Rupture of lysosomes and autolysis Increased density and sequence of morphological changes due to enzymatic hydrolysis of cell components and protein denaturation - Loss of nucleus and clumping of chromatin. Releases DAMPs so stimulating an inflammatory response.

Question 45

Intrinsic pathway of apoptosis

Answer 45

Developmentally programmed and due to response of lack of specific growth factor. Cytochrome C release triggers intracellular caspase release so causing cell death.

Question 46

Extrinsi pathway of apoptosis

Answer 46

External signals act as death receptor which then stimulate caspases. Eg TNf alpha, which has Fas ligand binding to cell surface Fas. Causes a conformational change in Fas such that it binds the death domain - containing adaptor proteins. Adaptor proteins recruit and activate caspase 8, which cleaves caspase 3. Caspase 3 releases the inhibition to CAD which is released to enter the nucleus to cleave DNA. DNA is fragmented into nucleosomal units.

Question 47

Caspase actions

Answer 47

Initiates many proteolytic cascades within the cell. DNA is fragmented into nucleosomal units, and cleaves key enzymes involved in DNA repair and replication, eg: PARPs = DNA repair enzyme DNA topoisomerase II Lamins = intranuclear proteins which maintain nucleus shape.

Question 48

Integration of apoptosis

Answer 48

Following TNF or Fas signalling, the cell is still not fully committed to apoptosis until it receives a further signal to the death domains, or from the BCL family. BCL involved in changing mitochondrial permeability.

Question 49

Mechanism of NETosis

Answer 49

Microbial cues and endogenous activating ROS. ROS activates myeloperoxidase, neutophil elastase and PAD4 to promote chromatin decondensation. NETosis can be either non-lytic (rapid release from lice cells ) or lytic where cell must be disassembled and plasma membrane rupture.

Question 50

Structure of MHC class I

Answer 50

Alpha chain of 45kDa folded into three distinct domain. One end is membrane portion folded into a groove which can accomodate peptides between 7-9 amino acids in length. Polymorphism is mainly localised to the peptide binding groove, and mHC molecules differ in number, orientation and hydrophobil pockets within the peptide binding groove.
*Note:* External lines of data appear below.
+template <bool kRelu>
+__global__ __launch_bounds__(kBlockThreads) void fbn_backward_reduce_kernel(
+    const uint4* __restrict__ x, const uint4* __restrict__ y,
+    const uint4* __restrict__ dy, const float* __restrict__ save_mean,
+    const float* __restrict__ save_invstd, float* __restrict__ workspace,
+    int64_t rows, int64_t rows_per_block, int vecs_per_row) {
+  const Geometry g = geometry(rows, rows_per_block, vecs_per_row);
+  const int64_t V = vecs_per_row;
+  const int64_t R = g.rows_per_trip;
+  float mean[8], istd[8], sum_dy[8], sum_dy_xhat[8];
+  load8f(save_mean + g.vec * 8, mean);
+  load8f(save_invstd + g.vec * 8, istd);
+#pragma unroll
+  for (int j = 0; j < 8; ++j) {
+    sum_dy[j] = 0.0f;
+    sum_dy_xhat[j] = 0.0f;
+  }
+
+  auto one = [&](const uint4& qx, const uint4& qy, const uint4& qdy) {
+    float fx[8], fg[8];
+    unpack8(qx, fx);
+    unpack8(kRelu ? mask8(qdy, qy) : qdy, fg);
+#pragma unroll
+    for (int j = 0; j < 8; ++j) {
+      const float xhat = (fx[j] - mean[j]) * istd[j];
+      sum_dy[j] += fg[j];
+      sum_dy_xhat[j] = fmaf(fg[j], xhat, sum_dy_xhat[j]);
+    }
+  };
+
+  int64_t r = g.row_begin + g.sub;
+  for (; r + R < g.row_end; r += 2 * R) {
+    const int64_t i0 = r * V + g.vec;
+    const int64_t i1 = (r + R) * V + g.vec;
+    const uint4 x0 = x[i0], x1 = x[i1];
+    const uint4 d0 = dy[i0], d1 = dy[i1];
+    uint4 y0 = d0, y1 = d1;
+    if (kRelu) {
+      y0 = y[i0];
+      y1 = y[i1];
+    }
+    one(x0, y0, d0);
+    one(x1, y1, d1);
+  }
+  for (; r < g.row_end; r += R) {
+    const int64_t i = r * V + g.vec;
+    const uint4 qx = x[i];
+    const uint4 qd = dy[i];
+    uint4 qy = qd;
+    if (kRelu) qy = y[i];
+    one(qx, qy, qd);
+  }
+
+  __shared__ float sh_a[8 * kBlockThreads];
+  __shared__ float sh_b[8 * kBlockThreads];
+  const int tid = static_cast<int>(threadIdx.x);
+  for (int half = g.rows_per_trip / 2; half >= 1; half >>= 1) {
+    if (g.sub >= half && g.sub < 2 * half) {
+#pragma unroll
+      for (int j = 0; j < 8; ++j) {
+        sh_a[j * kBlockThreads + tid] = sum_dy[j];
+        sh_b[j * kBlockThreads + tid] = sum_dy_xhat[j];
+      }
+    }
+    __syncthreads();
+    if (g.sub < half) {
+      const int other = tid + half * vecs_per_row;
+#pragma unroll
+      for (int j = 0; j < 8; ++j) {
+        sum_dy[j] += sh_a[j * kBlockThreads + other];
+        sum_dy_xhat[j] += sh_b[j * kBlockThreads + other];
+      }
+    }
+    __syncthreads();
+  }
+
+  if (g.sub == 0) {
+    const int64_t C = V * 8;
+    store8f(workspace + fused_bn::partial_offset(blockIdx.x, 0, C, g.vec * 8),
+            sum_dy);
+    store8f(workspace + fused_bn::partial_offset(blockIdx.x, 1, C, g.vec * 8),
+            sum_dy_xhat);
+  }
+}
+
+__global__ __launch_bounds__(kBlockThreads) void fbn_backward_finalize_kernel(
+    const float* __restrict__ workspace, int grid, int channels,
+    float* __restrict__ grad_weight, float* __restrict__ grad_bias) {
+  const int tid = static_cast<int>(threadIdx.x);
+  const int c = static_cast<int>(blockIdx.x) * kFinalizeChannels +
+                tid % kFinalizeChannels;
+  const int lane = tid / kFinalizeChannels;
+  const int64_t C = channels;
+
+  float a = 0.0f, b = 0.0f;
+  for (int p = lane; p < grid; p += kFinalizeLanes) {
+    a += workspace[fused_bn::partial_offset(p, 0, C, c)];
+    b += workspace[fused_bn::partial_offset(p, 1, C, c)];
+  }
+
+  __shared__ float sh_a[kBlockThreads];
+  __shared__ float sh_b[kBlockThreads];
+  for (int half = kFinalizeLanes / 2; half >= 1; half >>= 1) {
+    if (lane >= half && lane < 2 * half) {
+      sh_a[tid] = a;
+      sh_b[tid] = b;
+    }
+    __syncthreads();
+    if (lane < half) {
+      const int other = tid + half * kFinalizeChannels;
+      a += sh_a[other];
+      b += sh_b[other];
+    }
+    __syncthreads();
+  }
+  if (lane == 0) {
+    grad_bias[c] = a;
+    grad_weight[c] = b;
+  }
+}
+
+
+template <bool kRelu, bool kResidual>
+__global__ __launch_bounds__(kBlockThreads) void fbn_backward_apply_kernel(
+    const uint4* __restrict__ x, const uint4* __restrict__ y,
+    const uint4* __restrict__ dy, const float* __restrict__ weight,
+    const float* __restrict__ save_mean, const float* __restrict__ save_invstd,
+    const float* __restrict__ grad_weight, const float* __restrict__ grad_bias,
+    uint4* __restrict__ dx, uint4* __restrict__ d_residual, float inv_rows,
+    int64_t rows, int64_t rows_per_block, int vecs_per_row) {
+  const Geometry g = geometry(rows, rows_per_block, vecs_per_row);
+  const int64_t V = vecs_per_row;
+  const int64_t R = g.rows_per_trip;
+  float mean[8], istd[8], scale[8], c1[8], c2[8];
+  load8f(save_mean + g.vec * 8, mean);
+  load8f(save_invstd + g.vec * 8, istd);
+  load8f(weight + g.vec * 8, scale);
+  load8f(grad_bias + g.vec * 8, c1);
+  load8f(grad_weight + g.vec * 8, c2);
+#pragma unroll
+  for (int j = 0; j < 8; ++j) {
+    scale[j] *= istd[j];
+    c1[j] *= inv_rows;
+    c2[j] *= inv_rows;
+  }
+
+  auto one = [&](int64_t i, const uint4& qx, const uint4& qy, const uint4& qdy) {
+    const uint4 qg = kRelu ? mask8(qdy, qy) : qdy;
+    float fx[8], fg[8];
+    unpack8(qx, fx);
+    unpack8(qg, fg);
+#pragma unroll
+    for (int j = 0; j < 8; ++j) {
+      const float xhat = (fx[j] - mean[j]) * istd[j];
+      fx[j] = scale[j] * (fg[j] - c1[j] - xhat * c2[j]);
+    }
+    dx[i] = pack8(fx);
+    if (kResidual) d_residual[i] = qg;
+  };
+
+  int64_t r = g.row_begin + g.sub;
+  for (; r + R < g.row_end; r += 2 * R) {
+    const int64_t i0 = r * V + g.vec;
+    const int64_t i1 = (r + R) * V + g.vec;
+    const uint4 x0 = x[i0], x1 = x[i1];
+    const uint4 d0 = dy[i0], d1 = dy[i1];
+    uint4 y0 = d0, y1 = d1;
+    if (kRelu) {
+      y0 = y[i0];
+      y1 = y[i1];
+    }
+    one(i0, x0, y0, d0);
+    one(i1, x1, y1, d1);
+  }
+  for (; r < g.row_end; r += R) {
+    const int64_t i = r * V + g.vec;
+    const uint4 qx = x[i];
+    const uint4 qd = dy[i];
+    uint4 qy = qd;
+    if (kRelu) qy = y[i];
+    one(i, qx, qy, qd);
+  }
+}
+
+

HLA groups define binding point?

Question 51

MHC class I expression

Answer 51

On all nucleated cells following assembly in the endoplasmic reticulum

Question 52

MHC class II structure

Answer 52

Made of two integral membrane proteins, an alpha and a beta chain, with extracellular bindingg groove for peptide, similar to class I. No disulphide bonds at either end so nothinfg to contrrain the length of peptides to bind.

Question 53

MHC class II distribution

Answer 53

Bind to an extracellular pathogen so onlt present on antigen present cells, in case of possibiity of virus infection.

Question 54

Endogenous pathway of antigen processing and presentation.

Answer 54

``` MHC class I constitutively samples the intracellular environment of the cell. Normal pathway for degradation of misfolded or denatured proteins in order to generate peptides from obligate intracllular pathogens. Proteolsis carried out by the proteasome. ```

Question 55

Exogenous pathway

Answer 55

Macrophagees and dendritic cells can phagocytose pathogens, proteins then delivered to the phagolysosome. Low pH means proteins are rapidly digested to small peptide. MHC class II then transported too endosome to bind peptide components and be presented at the surface of the cell.